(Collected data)
------------------------------------------------

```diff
@@ -864,21 +1018,32 @@
   }
 }
 
-template <int NPW, int RES, bool F32>
+template <int NPW, int RES, bool F32, bool PK = false>
 static hipError_t launch_tf(const TFArgs& a, hipStream_t s) {
   const size_t smem = (size_t)NS * SLOT + (size_t)(a.nvec + (RES > 0 ? a.nfilm : 0)) * sizeof(float);
   static DevOnce attr_once;
   if (attr_once.first()) {
-    (void)hipFuncSetAttribute(reinterpret_cast<const void*>(&k_tf128<NPW, RES, F32>), hipFuncAttributeMaxDynamicSharedMemorySize,
+    (void)hipFuncSetAttribute(reinterpret_cast<const void*>(&k_tf128<NPW, RES, F32, PK>), hipFuncAttributeMaxDynamicSharedMemorySize,
                               (int)(160 * 1024));
   }
-  hipLaunchKernelGGL((k_tf128<NPW, RES, F32>), dim3((unsigned)((a.M + 63) / 64)), dim3(512), smem, s, a);
+  hipLaunchKernelGGL((k_tf128<NPW, RES, F32, PK>), dim3((unsigned)((a.M + 63) / 64)), dim3(512), smem, s, a);
   return hipGetLastError();
 }
 
 template <int RES, bool F32>
 static hipError_t launch_tf_res(const TFArgs& a, hipStream_t s, bool cross) {
   if (!cross) return launch_tf<0, RES, F32>(a, s);
+  if constexpr (!F32) {
+    if (a.kvp != nullptr && (a.kv2 == nullptr || a.kvp2 != nullptr)) {
+      switch (((64 / a.T) * a.Tk + 15) / 16) {
+        case 1: return launch_tf<1, RES, F32, true>(a, s);
+        case 2: return launch_tf<2, RES, F32, true>(a, s);
+        case 3: return launch_tf<3, RES, F32, true>(a, s);
+        case 4: return launch_tf<4, RES, F32, true>(a, s);
+        default: return hipErrorInvalidValue;
+      }
+    }
+  }
   switch (((64 / a.T) * a.Tk + 15) / 16) {
     case 1: return launch_tf<1, RES, F32>(a, s);
     case 2: return launch_tf<2, RES, F32>(a, s);
diff --git a/moleculediffusiontransformer_amd/csrc/mdt_api.cpp b/moleculediffusiontransformer_amd/csrc/mdt_api.cpp
--- a/moleculediffusiontransformer_amd/csrc/mdt_api.cpp
+++ b/moleculediffusiontransformer_amd/csrc/mdt_api.cpp
@@ -8,6 +8,7 @@
 
 #include "../../include/mdt_hip.h"
 #include "mdt_kernels.h"
+#include "mdt_kv_pack.h"
 
 namespace {
 thread_local std::string g_err;
@@ -555,6 +556,21 @@
         a.xflags = a.nsplit == 2 ? reinterpret_cast<unsigned*>(const_cast<float*>(ptr(o.p2))) : nullptr;
         a.xbuf = a.nsplit == 2 ? const_cast<float*>(ptr(o.p3)) : nullptr;
         a.wf32 = i[MDT_F_WF32]; a.rb_base = 0;
+        a.kvp = a.kvp2 = nullptr; a.kvp_groups = a.kvp_gstep = 0;
+        if (!wide && i[MDT_F_CROSS] && !i[MDT_F_WF32] && o.p2.space >= MDT_SP_EXT0 && o.p2.space + 1 < MDT_SP_EXT0 + MDT_N_EXT) {
+          const int nkp = mdt::kvp::padded_slots(a.T, a.Tk);
+          const int64_t groups = mdt::kvp::groups_of(B, a.T);
+          const unsigned char* per_sample = reinterpret_cast<const unsigned char*>(bd->ext[o.p2.space - MDT_SP_EXT0]);
+          const unsigned char* fixed = reinterpret_cast<const unsigned char*>(bd->ext[o.p2.space + 1 - MDT_SP_EXT0]);
+          if (per_sample) per_sample += o.p2.off * mdt::kvp::layer_bytes(groups, a.nheads, nkp);
+          if (fixed) fixed += o.p2.off * mdt::kvp::layer_bytes(mdt::kvp::FIXED_GROUPS, a.nheads, nkp);
+          const bool own = a.kv_bstride != 0;
+          const unsigned char* first = own ? per_sample : fixed;
+          if (first && (!i[MDT_F_KV2] || fixed)) {
+            a.kvp = first; a.kvp_groups = own ? (int)groups : mdt::kvp::FIXED_GROUPS; a.kvp_gstep = own ? 4 : 0;
+            a.kvp2 = i[MDT_F_KV2] ? fixed : nullptr;
+          }
+        }
         if (i[MDT_F_KV2]) {
           const int per_wg = (wide ? 32 : 64) / a.T;
           if (!o.p1.space || B % 2 || (B / 2) % (per_wg > 0 ? per_wg : 1))
diff --git a/moleculediffusiontransformer_amd/csrc/mdt_kernels.h b/moleculediffusiontransformer_amd/csrc/mdt_kernels.h
--- a/moleculediffusiontransformer_amd/csrc/mdt_kernels.h
+++ b/moleculediffusiontransformer_amd/csrc/mdt_kernels.h
@@ -3,7 +3,7 @@
 #include <stdint.h>
 
 #if (defined(MDT_ABL_BAR) || defined(MDT_ABL_VMWAIT) || defined(MDT_ABL_LGKM) || defined(MDT_ABL_LDSBC) || defined(MDT_ABL_GELU) ||     \
-     defined(MDT_ABL_ATTN) || defined(MDT_ABL_ATTNX) || defined(MDT_RING_NODRAIN) || defined(MDT_STAGGER) || defined(MDT_XH_D2) ||                               \
+     defined(MDT_ABL_ATTN) || defined(MDT_ABL_ATTNX) || defined(MDT_ABL_KVSPLIT) || defined(MDT_RING_NODRAIN) || defined(MDT_STAGGER) || defined(MDT_XH_D2) ||                               \
      (defined(MDT_XH_ADDR) && MDT_XH_ADDR == 0) || (defined(MDT_XH_MODE) && MDT_XH_MODE != 0)) &&                                       \
     !defined(MDT_TUNING)
 #error "MDT_ABL_* / MDT_RING_NODRAIN / MDT_STAGGER / MDT_XH_D2 / MDT_XH_ADDR=0 / MDT_XH_MODE!=0 give wrong results: timing builds only, add -DMDT_TUNING"
@@ -289,6 +289,9 @@
   unsigned* xflags;
   int wf32;
   int rb_base;
+  const unsigned char* kvp;
+  const unsigned char* kvp2;
+  int kvp_groups, kvp_gstep;
 };
 bool tf128_supported(int T, int Tk, int nvec, bool cross);
 hipError_t launch_tf128(const TFArgs& a, hipStream_t s);
diff --git a/moleculediffusiontransformer_amd/csrc/mdt_kv_pack.h b/moleculediffusiontransformer_amd/csrc/mdt_kv_pack.h
--- /dev/null
+++ b/moleculediffusiontransformer_amd/csrc/mdt_kv_pack.h
@@ -0,0 +1,121 @@
+#pragma once
+
+namespace mdt {
+namespace kvp {
+
+constexpr int imin(int a, int b) { return a < b ? a : b; }
+constexpr int live_slots(int T, int Tk) { return (16 / T) * Tk; }
+constexpr int padded_slots(int T, int Tk) { return (live_slots(T, Tk) + 3) & ~3; }
+constexpr int plane_bytes(int nkp) { return 128 * nkp; }
+constexpr int chunk_bytes(int nkp) { return 512 * nkp; }
+constexpr long long groups_of(long long B, int T) { return (B * T + 63) / 64 * 4; }
+constexpr int FIXED_GROUPS = 4;
+constexpr long long layer_bytes(long long groups, int nheads, int nkp) { return groups * nheads * chunk_bytes(nkp); }
+
+constexpr int k_elem_offset(int nkp, int plane, int ks, int f) {
+  return plane * plane_bytes(nkp) + (f >> 5) * (nkp * 64) + ks * 64 + ((f >> 2) & 3) * 16 + ((((f >> 4) & 1) << 2) | (f & 3)) * 2;
+}
+constexpr int v_elem_offset(int nkp, int plane, int ks, int f) {
+  return (2 + plane) * plane_bytes(nkp) + (f >> 4) * (32 * nkp) + (f & 15) * (2 * nkp) + ks * 2;
+}
+constexpr int slot_live(int nk, int ks) { return imin(ks, nk - 1); }
+
+constexpr int k_read_offset(int nkp, int nk, int plane, int sp, int i, int g) {
+  return plane * plane_bytes(nkp) + sp * (nkp * 64) + imin(i, nk - 1) * 64 + g * 16;
+}
+constexpr int v_read_offset(int nkp, int plane, int dt, int i, int g) {
+  return (2 + plane) * plane_bytes(nkp) + dt * (32 * nkp) + i * (2 * nkp) + imin(g, nkp / 4 - 1) * 8;
+}
+
+inline unsigned f32_bits(float x) {
+  unsigned u;
+  __builtin_memcpy(&u, &x, 4);
+  return u;
+}
+inline float bits_f32(unsigned u) {
+  float x;
+  __builtin_memcpy(&x, &u, 4);
+  return x;
+}
+inline unsigned short bf16_rne(float x) {
+  const unsigned u = f32_bits(x);
+  if ((u & 0x7fffffffu) > 0x7f800000u) return (unsigned short)((u >> 16) | 0x40u);
+  return (unsigned short)((u + 0x7fffu + ((u >> 16) & 1u)) >> 16);
+}
+inline void split_host(float x, unsigned short& hi, unsigned short& lo) {
+  hi = bf16_rne(x);
+  lo = bf16_rne(x - bits_f32((unsigned)hi << 16));
+}
+
+struct Walk {
+  long long barriers = 0, slots = 0;
+};
+inline Walk walk_loader(const unsigned* tiles, int nt, bool pk) {
+  Walk w;
+  w.barriers = 1;
+  for (int k = 0; k < nt;) {
+    const unsigned kind = tiles[k] & 3u;
+    k += (pk && kind == 2u) ? 2 : 1;
+    ++w.barriers;
+    ++w.slots;
+  }
+  return w;
+}
+struct Shape {
+  int res_kind, n_res, has_in, nblocks, nheads, nff, npost, cross;
+};
+inline Walk walk_compute(const Shape& s, bool pk) {
+  Walk w;
+  auto phase = [&](bool has_next) { w.slots += 1; w.barriers += has_next ? 1 : 0; };
+  auto barrier = [&]() { w.barriers += 1; };
+  auto conv3 = [&](bool has_next) {
+    for (int k = 0; k < 5; ++k) phase(true);
+    phase(has_next);
+  };
+  auto skip_rows = [&]() { barrier(); w.slots += 1; barrier(); };
+  barrier();
+  barrier();
+  const bool tf_follows = s.has_in || s.nblocks > 0;
+  for (int rb = 0; rb < s.n_res; ++rb) {
+    const bool more = rb + 1 < s.n_res || tf_follows;
+    if (s.res_kind == 1) {
+      conv3(true);
+      conv3(more);
+    } else {
+      phase(true); phase(false);
+      skip_rows();
+      phase(true); phase(true);
+      conv3(false);
+      skip_rows();
+      conv3(true);
+      conv3(more);
+    }
+  }
+  if (s.has_in) { phase(true); phase(false); barrier(); }
+  for (int blk = 0; blk < s.nblocks; ++blk) {
+    const bool last_blk = blk + 1 == s.nblocks;
+    for (int h = 0; h < s.nheads; ++h) { phase(true); phase(true); phase(false); barrier(); phase(true); }
+    if (s.cross)
+      for (int h = 0; h < s.nheads; ++h) {
+        phase(false);
+        barrier();
+        w.slots += 1;
+        if (!pk) { barrier(); w.slots += 1; }
+        barrier();
+        phase(true);
+      }
+    const int npost = last_blk ? s.npost : 0;
+    for (int h = 0; h < s.nff; ++h) {
+      const bool more = h + 1 < s.nff;
+      phase(false);
+      barrier();
+      if (npost > 0 && !more) phase(true);
+      else phase(more || !last_blk);
+    }
+    if (npost > 0) { phase(true); phase(false); }
+  }
+  return w;
+}
+
+}
+}
diff --git a/moleculediffusiontransformer_amd/engine.py b/moleculediffusiontransformer_amd/engine.py
--- a/moleculediffusiontransformer_amd/engine.py
+++ b/moleculediffusiontransformer_amd/engine.py
@@ -7,7 +7,7 @@
 import torch
 
 from . import runtime as rt
-from .compiler import EXT_CTX, EXT_FILM, EXT_OUT, EXT_XBUF, EXT_XFLAGS, EXT_XIN, CompiledUNet
+from .compiler import EXT_CTX, EXT_FILM, EXT_KVP, EXT_KVP_FIXED, EXT_OUT, EXT_XBUF, EXT_XFLAGS, EXT_XIN, CompiledUNet
 
 
 def _require_gpu(device: torch.device) -> None:
@@ -56,6 +56,8 @@
         self._graphs: Dict[str, torch.cuda.CUDAGraph] = {}
         self._time_rows = 0
         self._fixed_ready = False
+        self.kvp = self.kvp_fixed = None
+        self._kvp_ready = self._kvp_fixed_ready = False
 
     def reserve(self, B: int) -> None:
         if B == self.B:
@@ -69,6 +71,9 @@
         self.pred_fixed = torch.zeros(B, c.length, c.in_pad, device=self.device)
         self.xflags = self.xbuf = None
         self.film = torch.empty(B, c.ss_total, device=self.device) if c.rows else None
+        self.kvp, self._kvp_ready = None, False
+        if c.kv_pack and B > 0:
+            self.kvp = torch.empty(self._kvp_bytes(B, False), dtype=torch.uint8, device=self.device)
         if c.xchg_tokens:
             nrb = (B * c.xchg_tokens + 31) // 32
             self.xflags = torch.zeros(64 + 64 * nrb + (8 * 4096 + 16384 if os.environ.get("MDT_XH_LOG") else 0), dtype=torch.int32,
@@ -82,7 +87,28 @@
         b.ext[EXT_XIN], b.ext[EXT_CTX], b.ext[EXT_OUT] = rt.ptr(xin), rt.ptr(ctx), rt.ptr(out)
         b.ext[EXT_XFLAGS], b.ext[EXT_XBUF] = rt.ptr(getattr(self, "xflags", None)), rt.ptr(getattr(self, "xbuf", None))
         b.ext[EXT_FILM] = rt.ptr(getattr(self, "film", None))
+        b.ext[EXT_KVP] = rt.ptr(self.kvp if self._kvp_ready else None)
+        b.ext[EXT_KVP_FIXED] = rt.ptr(self.kvp_fixed if self._kvp_fixed_ready else None)
         return b
+
+    def _kvp_bytes(self, B: int, fixed: bool) -> int:
+        k = self.c.kv_pack
+        return int(rt.load_library().mdt_kv_pack_bytes(k["layers"], B, k["T"], k["Tk"], k["heads"], int(fixed)))
+
+    def _kv_pack(self, fixed: bool) -> None:
+        k = self.c.kv_pack
+        lib, B = rt.load_library(), self.B
+        table = self.kvp_fixed if fixed else self.kvp
+        per_layer = table.numel() // k["layers"]
+        for cross0, layers, packed0 in k["runs"]:
+            if fixed:
+                src = self.shr.data_ptr() + 4 * (k["kv_fixed"] + cross0 * k["lstride"])
+                lstride, bstride = k["lstride"], 0
+            else:
+                src = self.act.data_ptr() + 4 * (k["kv"] + cross0 * k["lstride"]) * B
+                lstride, bstride = k["lstride"] * B, k["Tk"]
+            rt.check(lib.mdt_kv_pack(src, table.data_ptr() + packed0 * per_layer, layers, lstride, B, k["T"], k["Tk"], k["ldkv"],
+                                     k["heads"], bstride, rt.current_stream()))
 
     sync_handoff_check = True
 
@@ -167,11 +193,23 @@
         emb = embedding.to(device=self.device, dtype=torch.float32).contiguous()
         assert emb.shape[1] == self.c.cond_len and emb.shape[2] == self.c.cfg.ctx_features, emb.shape
         self.programs["ctx"].run(self._bind(ctx=emb), B)
+        if self.kvp is not None:
+            self._kv_pack(False)
+            if not self._kvp_ready:
+                self._graphs.clear()
+            self._kvp_ready = True
 
     def prepare_fixed(self) -> None:
         if not self._fixed_ready:
             self.programs["ctx_fixed"].run(self._bind(), max(self.B, 1))
             self._fixed_ready = True
+            self._kvp_fixed_ready = False
+        if self.c.kv_pack and not self._kvp_fixed_ready and self.B > 0:
+            if self.kvp_fixed is None:
+                self.kvp_fixed = torch.empty(self._kvp_bytes(1, True), dtype=torch.uint8, device=self.device)
+            self._kv_pack(True)
+            self._graphs.clear()
+            self._kvp_fixed_ready = True
 
     @property
     def has_dual(self) -> bool:
diff --git a/moleculediffusiontransformer_amd/runtime.py b/moleculediffusiontransformer_amd/runtime.py
--- a/moleculediffusiontransformer_amd/runtime.py
+++ b/moleculediffusiontransformer_amd/runtime.py
@@ -106,6 +106,8 @@
     "mdt_init_noise": (_I, [_P, _P, _F, _U64, _U32, _L, _I, _I, _I, _P]),
     "mdt_clamp": (_I, [_P, _F, _F, _L, _P]),
     "mdt_copy_f32": (_I, [_P, _P, _L, _P]),
+    "mdt_kv_pack_bytes": (_L, [_I, _I, _I, _I, _I, _I]),
+    "mdt_kv_pack": (_I, [_P, _P, _I, _L, _I, _I, _I, _I, _I, _I, _P]),
     "mdt_inpaint_merge": (_I, [_P, _P, _P, _P, _F, _U64, _U32, _L, _I, _I, _I, _P]),
     "mdt_add_noise": (_I, [_P, _P, _F, _U64, _U32, _L, _I, _I, _I, _P]),
     "mdt_inpaint_enter": (_I, [_P, _P, _P, _P, _P, _I, _P, _P, _F, _F, _F, _U64, _U32, _U32, _L, _I, _I, _I, _I, _P]),
```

------------------------------------------------

## The task
Gather each line of the records holding the string "void".

## Result for this task
-    (void)hipFuncSetAttribute(reinterpret_cast<const void*>(&k_tf128<NPW, RES, F32>), hipFuncAttributeMaxDynamicSharedMemorySize,
+    (void)hipFuncSetAttribute(reinterpret_cast<const void*>(&k_tf128<NPW, RES, F32, PK>), hipFuncAttributeMaxDynamicSharedMemorySize,
+inline void split_host(float x, unsigned short& hi, unsigned short& lo) {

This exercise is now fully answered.